### Problem to work on
Which lines in the records below hold the word "flushes"? Copy each of them.

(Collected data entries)
__device__ __forceinline__ uint32_t wave_scan_incl(uint32_t x) {
  x += (uint32_t)__builtin_amdgcn_update_dpp(0, (int)x, 0x111, 0xf, 0xf, false);
  x += (uint32_t)__builtin_amdgcn_update_dpp(0, (int)x, 0x112, 0xf, 0xf, false);
  x += (uint32_t)__builtin_amdgcn_update_dpp(0, (int)x, 0x114, 0xf, 0xf, false);
  x += (uint32_t)__builtin_amdgcn_update_dpp(0, (int)x, 0x118, 0xf, 0xf, false);
  x += (uint32_t)__builtin_amdgcn_update_dpp(0, (int)x, 0x142, 0xa, 0xf, false);
// ... 669 lines not shown
      if (!own_region) {
        __syncthreads();
        rbase = S.rbase;
      }
#pragma unroll
      for (int k = 0; k < kPer; ++k) {
        if (slot_of[k] < 0) continue;
        const int e = tid + k * kWalkRays;
        const uint32_t vid = vkey[k] % (uint32_t)kChunkVox;
        const uint4 r = make_uint4(vid | ((uint32_t)(ewc[k] >> 32) << 12),
                                   grid ? grid_order_key(*grid, gt, elast[k]) : first + elast[k], (uint32_t)e_wuu[e],
                                   (uint32_t)ewc[k]);
        uint32_t at;
        if (ci[k] >= 0) {
          at = rbase + S.cbase[ci[k] * kSlabs + (int)(vid / kSlabVox)] + rank[k];
        } else {
          at = ntiles * rec_stride + atomicAdd(&ctr->rec_top, 1u);
          const uint32_t sg = ntiles * (uint32_t)kWalkChunks + atomicAdd(&ctr->seg_top, 1u);
          if (at >= out.rec_cap || sg >= out.seg_cap) {
            atomicOr(&ctr->err, kErrScratch);
          } else {
            uint32_t sub[kSlabs];
#pragma unroll
            for (int s = 0; s < kSlabs; ++s) sub[s] = (uint32_t)s > vid / kSlabVox ? 1u : 0u;
            out.seg[2 * (size_t)sg] = make_uint4((uint32_t)slot_of[k], at, 1u, gtile);
            out.seg[2 * (size_t)sg + 1] = pack_suboffsets(sub);
            if (out.chunk_nseg) atomicAdd(&out.chunk_nseg[slot_of[k]], 1u);
          }
        }
        if (at < out.rec_cap) out.rec[at] = r;
      }
    }

    ++flushes;
    WALK_PROF(6);
    if (!kRuns) {
      if (single && !was_split) break;
      continue;
    }
    uint32_t inc = nneed;
#pragma unroll
    for (int off = 1; off < 64; off <<= 1) {
      const uint32_t up = (uint32_t)__shfl_up((int)inc, off);
      if (lane >= off) inc += up;
    }
    const uint32_t wave_runs = (uint32_t)__shfl((int)inc, 63);
    if (!any_multi) {
      uint32_t base = 0;
      if (lane == 0 && wave_runs) base = atomicAdd(&S.run_total, wave_runs);
      base = (uint32_t)__shfl((int)base, 0);
      const bool fits_runs = base + wave_runs <= (1u << runs.r1_log2);
      if (!fits_runs && lane == 0) {
        atomicOr(&ctr->err, kErrScratch);
        atomicMax(&ctr->run_need, base + wave_runs);
      }
      uint32_t m = base + inc - nneed;
#pragma unroll
      for (int k = 0; k < kPer; ++k) {
        if (!(need & (1u << k)) || !fits_runs) continue;
        const size_t d = ((size_t)tile << runs.r1_log2) + m++;
        runs.dkey[d] = vkey[k];
        uint4* dst = reinterpret_cast<uint4*>(runs.masks + d * kMaskWords);
        const uint32_t word = elast[k] >> 5, bit = 1u << (elast[k] & 31u);
#pragma unroll
        for (int q = 0; q < kMaskWords / 4; ++q)
          dst[q] = make_uint4(word == 4u * q ? bit : 0u, word == 4u * q + 1u ? bit : 0u, word == 4u * q + 2u ? bit : 0u,
                              word == 4u * q + 3u ? bit : 0u);
      }
      WALK_PROF(7);
      if (single && !was_split) break;
      continue;
    }
    if (lane == 63) S.wsum[wid] = inc;
    __syncthreads();
    uint32_t wbase = 0, nruns = 0;
#pragma unroll
    for (int w = 0; w < kWalkRays / 64; ++w) {
      const uint32_t v = S.wsum[w];
      if (w < wid) wbase += v;
      nruns += v;
    }
    const uint32_t emitted = S.run_total;
    const bool fits_runs = emitted + nruns <= (1u << runs.r1_log2);
    if (!fits_runs && tid == 0) {
      atomicOr(&ctr->err, kErrScratch);
      atomicMax(&ctr->run_need, emitted + nruns);
    }
    {
      uint32_t m = wbase + inc - nneed;
#pragma unroll
      for (int k = 0; k < kPer; ++k) e_midx[tid + k * kWalkRays] = (need & (1u << k)) ? (uint16_t)m++ : (uint16_t)0xFFFFu;
    }
    for (uint32_t r0 = 0; fits_runs && r0 < nruns; r0 += kMaskCap) {
      __syncthreads();
#pragma unroll
      for (int k = 0; k < kMaskCap * kMaskWords / kWalkRays; ++k) raw[tid + k * kWalkRays] = 0u;
      __syncthreads();
      if (walks && nmine) {
        const uint32_t logged = min(nmine, (uint32_t)kLogLen);
        for (uint32_t k = 0; k < logged; ++k) {
          const uint32_t m = (uint32_t)e_midx[vlog[k * kWalkRays + tid]] - r0;
          if (m < (uint32_t)kMaskCap) atomicOr(&raw[m * kMaskWords + (tid >> 5)], 1u << (tid & 31));
        }
        if (nmine > (uint32_t)kLogLen) {
          walk_one(P, pose, ray, st.vlo, st.vhi, [&](uint32_t k, int vx, int vy, int vz, float) {
            if (k >= (uint32_t)kLogLen) {
              uint32_t key;
              const int e = rel_key(vx, vy, vz, fox, foy, foz, &key) ? table_find(S, table_key(key)) : -1;
              const uint32_t m = e >= 0 ? (uint32_t)e_midx[e] - r0 : 0xFFFFFFFFu;
              if (m < (uint32_t)kMaskCap) atomicOr(&raw[m * kMaskWords + (tid >> 5)], 1u << (tid & 31));
            }
            return true;
          });
        }
      }
      __syncthreads();
#pragma unroll
      for (int k = 0; k < kPer; ++k) {
        const uint32_t m = (uint32_t)e_midx[tid + k * kWalkRays];
        if (m == 0xFFFFu || m < r0 || m >= r0 + (uint32_t)kMaskCap) continue;
        const size_t d = ((size_t)tile << runs.r1_log2) + emitted + m;
        runs.dkey[d] = vkey[k];
        const uint32_t* mk = raw + (m - r0) * kMaskWords;
        uint4* dst = reinterpret_cast<uint4*>(runs.masks + d * kMaskWords);
#pragma unroll
        for (int q = 0; q < kMaskWords / 4; ++q) dst[q] = make_uint4(mk[4 * q], mk[4 * q + 1], mk[4 * q + 2], mk[4 * q + 3]);
      }
    }
    __syncthreads();
    if (tid == 0) S.run_total = emitted + nruns;
    WALK_PROF(7);
    if (single && !was_split) break;
  }

#pragma unroll
  for (int off = 32; off > 0; off >>= 1) my_visits += (uint32_t)__shfl_xor((int)my_visits, off);
  if (lane == 0 && my_visits) atomicAdd(&S.vis_total, my_visits);
  __syncthreads();
  if (tid == 0) {
    if (kRuns) runs.run_cnt[tile] = min(S.run_total, 1u << runs.r1_log2);
    if (kAcc) {
      out.tile_visits[tile] = S.vis_total;
      if (flushes == 0) out.seg_cnt[tile] = 0;
    }
    if (was_split) atomicAdd(&ctr->split_tiles, 1u);
  }
  WALK_PROF(8);
  WALK_PROF_END();
  }
}

constexpr int walk_fast_waves(int E) { return E > 2048 ? 2 : (E > 1536 ? 4 : 6); }
constexpr int kFastEntriesSmall = 1536;
template <int E, bool kGrid>
__device__ __forceinline__ void walk_fast_tile(
    const Params& P, float scale_u, float scale_w, const float* __restrict__ xyz, int npoints,
    const int32_t* __restrict__ offsets, int nclouds, const Pose* __restrict__ poses, const Directory& dir,
    int32_t* __restrict__ num_chunks, WalkCounters* __restrict__ ctr, const uint32_t* __restrict__ rgbw,
    const uint32_t* __restrict__ sat, const AccOut& out, const RunOut& runs, const TileMap& tmap, uint32_t rec_stride,
    uint32_t* __restrict__ deferred, uint32_t* __restrict__ ndeferred, const uint32_t tile, const bool listed_other,
    const GridSrc* __restrict__ grid_arg) {
  const GridSrc* __restrict__ const grid = kGrid ? grid_arg : nullptr;
  constexpr int kPer = E / kWalkRays;
  constexpr int kLimit = E * 7 / 8;
  constexpr int kMaskCapE = E / 4;
  constexpr int kLogLen = FastShared<E>::kLogLen;
  static_assert(kMaskCapE * kMaskWords % kWalkRays == 0, "the mask area is cleared by whole rounds of the tile's threads");
  __shared__ FastShared<E> S;
  __shared__ uint32_t raw[4 * E];
  __shared__ uint16_t vlog[kLogLen * kWalkRays];
  static_assert(offsetof(FastShared<E>, cbase) == offsetof(FastShared<E>, ccnt) + sizeof(S.ccnt), "cbase follows ccnt");
  constexpr bool kMidxOverlay = sizeof(S.ccnt) + sizeof(S.cbase) >= E * sizeof(uint16_t);
  __shared__ uint16_t e_midx_own[kMidxOverlay ? 1 : E];
  uint16_t* const e_midx = kMidxOverlay ? reinterpret_cast<uint16_t*>(S.ccnt) : e_midx_own;
  int32_t* const e_wuu = reinterpret_cast<int32_t*>(raw);
  unsigned long long* const e_wc = reinterpret_cast<unsigned long long*>(raw + E);
  uint32_t* const e_last = raw + 3 * E;
  const int tid = threadIdx.x, lane = tid & 63, wid = tid >> 6;
  const uint32_t gtile = tmap.tile_of(tile);
  const GridTile gt = grid ? grid_tile(*grid, gtile) : GridTile{0u, 0u, 0u};
  const TileSpan span = grid ? TileSpan{(int)gt.cloud, 0u, (uint32_t)kWalkRays}
                      : tmap.tables ? tile_span_tables(offsets, nclouds, gtile, kWalkRays)
                                    : tile_span(offsets, nclouds, gtile, kWalkRays);
  const uint32_t first = span.first, nrays = span.nrays;
  const int cloud = span.cloud;
  bool defer = P.shard_count > 1 || listed_other;
  WALK_PROF_BEGIN();
  uint32_t nv = 0;
  uint32_t rid = (uint32_t)threadIdx.x;
  bool walks = false;
  int ox = 0, oy = 0, oz = 0;
  if (!defer) {
    subtile_reset(S, tid);
#pragma unroll
    for (int k = 0; k < kWalkChunks * kSlabs / kWalkRays; ++k) S.rcnt[tid + k * kWalkRays] = 0u;
#pragma unroll
    for (int k = 0; k < 4 * kPer; ++k) raw[tid + k * kWalkRays] = 0u;
    if (tid == 0) {
      S.run_total = 0;
      S.vis_total = 0;
      S.any_cold = 0;
    }
    const Pose& pose = poses[cloud];
    Ray ray;
    walks = (uint32_t)tid < nrays && tile_ray_src(P, xyz, grid, gt, pose, first, rid, &ray, &ctr->err);
    const float wu = walks ? P.weight / (2.0f * ray.truncation) : 0.0f;
    {
      const unsigned long long wm = __ballot(walks);
      if (lane == 0) S.cand[wid] = wm ? 1u : 0u;
      if (wm && lane == __ffsll((long long)wm) - 1)
        for (int k = 0; k < 3; ++k) S.worg[wid][k] = origin_of((int)floorf(ray.start[k]));
    }
    WALK_PROF(0);
    __syncthreads();
    WALK_PROF(1);
    {
      int w0 = 0;
#pragma unroll
      for (int w = kWalkRays / 64 - 1; w >= 0; --w) w0 = S.cand[w] ? w : w0;
      ox = S.worg[w0][0]; oy = S.worg[w0][1]; oz = S.worg[w0][2];
      uint32_t anyc = 0;
#pragma unroll
      for (int w = 0; w < kWalkRays / 64; ++w) anyc |= S.cand[w];
      if (anyc == 0u) {
        if (tid == 0) {
          out.seg_cnt[tile] = 0;
          runs.run_cnt[tile] = 0;
          out.tile_visits[tile] = 0;
        }
        return;
      }
    }
    bool fits = false;
    if (walks) {
      const int reach = lean_reach(ray);
      const int rx = (int)floorf(ray.start[0]) - ox, ry = (int)floorf(ray.start[1]) - oy, rz = (int)floorf(ray.start[2]) - oz;
      fits = min(min(rx, ry), rz) - reach >= 0 && max(max(rx, ry), rz) + reach <= 1023;
      if (!fits) S.overflow = 1u;
    }
    if (fits) {
      nv = walk_lean<true, true>(P, pose, ray, S, ox, oy, oz, tid, wu * scale_u, (uint32_t)__float2int_rn(wu * scale_w), e_wuu,
                                 e_wc, e_last, vlog, rid);
    }
  }
  uint32_t ekey[kPer];
  WALK_PROF(2);
  if (!defer) {
    __syncthreads();
    WALK_PROF(3);
#pragma unroll
    for (int k = 0; k < kPer; ++k) {
      ekey[k] = S.ekey[tid + k * kWalkRays];
      if (ekey[k] != kKeyEmpty) ekey[k] = voxel_key(ekey[k]);
    }
    uint32_t wave_n = 0;
#pragma unroll
    for (int k = 0; k < kPer; ++k) wave_n += (uint32_t)__popcll(__ballot(ekey[k] != kKeyEmpty));
    if (lane == 0 && wave_n) atomicAdd(&S.nent, wave_n);
  } else {
#pragma unroll
    for (int k = 0; k < kPer; ++k) ekey[k] = kKeyEmpty;
  }
  int ci[kPer];
  uint32_t rank[kPer], rrank[kPer], vkey[kPer], elast[kPer];
  unsigned long long ewc[kPer];
  uint32_t need = 0;
  bool multi = false;
#pragma unroll
  for (int k = 0; k < kPer; ++k) {
    ci[k] = -2;
    rank[k] = 0;
    rrank[k] = 0;
    vkey[k] = 0xFFFFFFFFu;
    elast[k] = 0;
    ewc[k] = 0;
  }
  if (!defer) {
#pragma unroll
    for (int k = 0; k < kPer; ++k) {
      if (ekey[k] == kKeyEmpty) continue;
      bool won;
      ci[k] = chunk_cache_insert(S, chunk_code(ekey[k]), &won);
      if (ci[k] < 0) {
        S.overflow = 1u;
        continue;
      }
      int slot = S.cslot[ci[k]];
      if (slot < 0) {
        int cx, cy, cz;
        chunk_of_code(chunk_code(ekey[k]), ox, oy, oz, &cx, &cy, &cz);
        slot = dir_find_or_insert(dir, cx, cy, cz, num_chunks, &ctr->err);
        if (slot >= 0) S.cslot[ci[k]] = slot;
      }
      if (slot < 0) continue;
      vkey[k] = (uint32_t)slot * (uint32_t)kChunkVox + voxel_in_chunk(ekey[k]);
    }
    uint32_t cw[kPer];
#pragma unroll
    for (int k = 0; k < kPer; ++k) {
      cw[k] = 0u;
      if (vkey[k] != 0xFFFFFFFFu) cw[k] = sat ? sat[vkey[k] >> 5] : rgbw[vkey[k]];
    }
#pragma unroll
    for (int k = 0; k < kPer; ++k) {
      if (vkey[k] == 0xFFFFFFFFu) continue;
      const uint32_t vid = vkey[k] % (uint32_t)kChunkVox;
      ewc[k] = e_wc[tid + k * kWalkRays];
      elast[k] = e_last[tid + k * kWalkRays];
      rank[k] = atomicAdd(&S.ccnt[ci[k] * kSlabs + (int)(vid / kSlabVox)], 1u);
    }
#pragma unroll
    for (int k = 0; k < kPer; ++k) {
      if (vkey[k] == 0xFFFFFFFFu) continue;
      const bool cold = sat ? ((cw[k] >> (vkey[k] & 31u)) & 1u) == 0u : (cw[k] >> 24) < 254u;
      if (cold) {
        need |= 1u << k;
        multi = multi || (uint32_t)(ewc[k] >> 32) > 1u;
        rrank[k] = atomicAdd(&S.rcnt[ci[k] * kSlabs + (int)((vkey[k] % (uint32_t)kChunkVox) / kSlabVox)], 1u);
      }
    }
  }
  WALK_PROF(4);
  if (need) S.any_cold = 1u;
  const bool any_multi = __syncthreads_or(multi ? 1 : 0) != 0;
  const bool any_cold = S.any_cold != 0u;
  WALK_PROF(5);
  const bool too_many = !defer && S.nent > (uint32_t)kLimit;
  if (E == 2048 && tid == 0 && !defer && S.nent > (uint32_t)(kFastEntriesSmall * 7 / 8)) atomicAdd(&ctr->over_small, 1u);
  if (!defer) defer = S.overflow != 0 || too_many;
  if (defer) {
    if (tid == 0) {
      out.seg_cnt[tile] = 0;
      runs.run_cnt[tile] = 0;
      out.tile_visits[tile] = 0;
      deferred[atomicAdd(ndeferred, 1u)] = tile | (too_many ? 0x80000000u : 0u);
    }
    return;
  }
  {
    const uint32_t v = wave_sum(nv);
    if (lane == 0 && v) atomicAdd(&S.vis_total, v);
  }
  const uint32_t rbase = tile * rec_stride;
  uint32_t nruns;
  {
    uint32_t sub[kSlabs], c = 0, rsub[kSlabs], rc = 0;
#pragma unroll
    for (int s = 0; s < kSlabs; ++s) {
      sub[s] = c;
      c += S.ccnt[lane * kSlabs + s];
      rsub[s] = 0;
    }
    uint32_t rinc = 0;
    nruns = 0;
    if (any_cold) {
#pragma unroll
      for (int s = 0; s < kSlabs; ++s) {
        rsub[s] = rc;
        rc += S.rcnt[lane * kSlabs + s];
      }
      rinc = wave_scan_incl(rc);
      nruns = (uint32_t)__builtin_amdgcn_readlane((int)rinc, 63);
#pragma unroll
      for (int s = 0; s < kSlabs; ++s) S.rcbase[lane * kSlabs + s] = (uint16_t)(rinc - rc + rsub[s]);
    }
    const uint32_t both = wave_scan_incl(c | (c ? 1u << 16 : 0u));
    const uint32_t inc = both & 0xFFFFu, sinc = both >> 16;
#pragma unroll
    for (int s = 0; s < kSlabs; ++s) S.cbase[lane * kSlabs + s] = (uint16_t)(inc - c + sub[s]);
    if (wid == 0) {
      const uint32_t stot = (uint32_t)__builtin_amdgcn_readlane((int)sinc, 63);
      if (lane == 0) out.seg_cnt[tile] = stot;
      if (c) {
        const uint32_t sg = tile * (uint32_t)kWalkChunks + sinc - 1u;
        out.seg[2 * (size_t)sg] = make_uint4((uint32_t)S.cslot[lane], rbase + inc - c, c, gtile);
        out.seg[2 * (size_t)sg + 1] = pack_suboffsets(sub);
        if (runs.rseg) {
          runs.rseg[2 * (size_t)sg] = make_uint4((tile << runs.r1_log2) + rinc - rc, rc, 0u, 0u);
          runs.rseg[2 * (size_t)sg + 1] = pack_suboffsets(rsub);
        }
        if (out.chunk_nseg) atomicAdd(&out.chunk_nseg[S.cslot[lane]], 1u);
      }
    }
  }
#pragma unroll
  for (int k = 0; k < kPer; ++k) {
    if (vkey[k] == 0xFFFFFFFFu) continue;
    const uint32_t vid = vkey[k] % (uint32_t)kChunkVox;
    const uint4 r = make_uint4(vid | ((uint32_t)(ewc[k] >> 32) << 12),
                               grid ? grid_order_key(*grid, gt, elast[k]) : first + elast[k],
                               (uint32_t)e_wuu[tid + k * kWalkRays], (uint32_t)ewc[k]);
    out.rec[rbase + S.cbase[ci[k] * kSlabs + (int)(vid / kSlabVox)] + rank[k]] = r;
  }
  WALK_PROF(6);
  const bool fits_runs = nruns <= (1u << runs.r1_log2);
  if (!fits_runs && tid == 0) {
    atomicOr(&ctr->err, kErrScratch);
    atomicMax(&ctr->run_need, nruns);
  }
  uint32_t mrun[kPer];
#pragma unroll
  for (int k = 0; k < kPer; ++k)
    mrun[k] = (need & (1u << k)) ? (uint32_t)S.rcbase[ci[k] * kSlabs + (int)((vkey[k] % (uint32_t)kChunkVox) / kSlabVox)] + rrank[k] : 0xFFFFu;
  if (!any_multi) {
#pragma unroll
    for (int k = 0; k < kPer; ++k) {
      if (!(need & (1u << k)) || !fits_runs) continue;
      const size_t d = ((size_t)tile << runs.r1_log2) + mrun[k];
      runs.dkey[d] = vkey[k];
      uint4* dst = reinterpret_cast<uint4*>(runs.masks + d * kMaskWords);
      const uint32_t word = elast[k] >> 5, bit = 1u << (elast[k] & 31u);
#pragma unroll
      for (int q = 0; q < kMaskWords / 4; ++q)
        dst[q] = make_uint4(word == 4u * q ? bit : 0u, word == 4u * q + 1u ? bit : 0u, word == 4u * q + 2u ? bit : 0u,
                            word == 4u * q + 3u ? bit : 0u);
    }
  } else {
    __syncthreads();
#pragma unroll
    for (int k = 0; k < kPer; ++k) e_midx[tid + k * kWalkRays] = (uint16_t)mrun[k];
    for (uint32_t r0 = 0; fits_runs && r0 < nruns; r0 += kMaskCapE) {
      __syncthreads();
#pragma unroll
      for (int k = 0; k < kMaskCapE * kMaskWords / kWalkRays; ++k) raw[tid + k * kWalkRays] = 0u;
      __syncthreads();
      if (nv) {
        const uint32_t logged = min(nv, (uint32_t)kLogLen);
        for (uint32_t k = 0; k < logged; ++k) {
          const uint32_t m = (uint32_t)e_midx[vlog[k * kWalkRays + tid]] - r0;
          if (m < (uint32_t)kMaskCapE) atomicOr(&raw[m * kMaskWords + (rid >> 5)], 1u << (rid & 31));
        }
        if (nv > (uint32_t)kLogLen) {
          const Pose& pose = poses[cloud];
          Ray ray;
          if (tile_ray_src(P, xyz, grid, gt, pose, first, rid, &ray, &ctr->err))
            walk_one(P, pose, ray, 0u, 0xFFFFFFFFu, [&](uint32_t k, int vx, int vy, int vz, float) {
              if (k >= (uint32_t)kLogLen) {
                uint32_t key;
                const int e = rel_key(vx, vy, vz, ox, oy, oz, &key) ? table_find(S, table_key(key)) : -1;
                const uint32_t m = e >= 0 ? (uint32_t)e_midx[e] - r0 : 0xFFFFFFFFu;
                if (m < (uint32_t)kMaskCapE) atomicOr(&raw[m * kMaskWords + (rid >> 5)], 1u << (rid & 31));
              }
              return true;
            });
        }
      }
      __syncthreads();
#pragma unroll
      for (int k = 0; k < kPer; ++k) {
        const uint32_t m = (uint32_t)e_midx[tid + k * kWalkRays];
        if (m == 0xFFFFu || m < r0 || m >= r0 + (uint32_t)kMaskCapE) continue;
        const size_t d = ((size_t)tile << runs.r1_log2) + m;
        runs.dkey[d] = vkey[k];
        const uint32_t* mk = raw + (m - r0) * kMaskWords;
        uint4* dst = reinterpret_cast<uint4*>(runs.masks + d * kMaskWords);
#pragma unroll
        for (int q = 0; q < kMaskWords / 4; ++q) dst[q] = make_uint4(mk[4 * q], mk[4 * q + 1], mk[4 * q + 2], mk[4 * q + 3]);
      }
    }
  }
  if (tid == 0) S.run_total = nruns;
  WALK_PROF(7);
  __syncthreads();
  WALK_PROF(8);
  WALK_PROF_END();
  if (tid == 0) {
    runs.run_cnt[tile] = min(S.run_total, 1u << runs.r1_log2);
    out.tile_visits[tile] = S.vis_total;
  }
}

### Your response
    ++flushes;
      if (flushes == 0) out.seg_cnt[tile] = 0;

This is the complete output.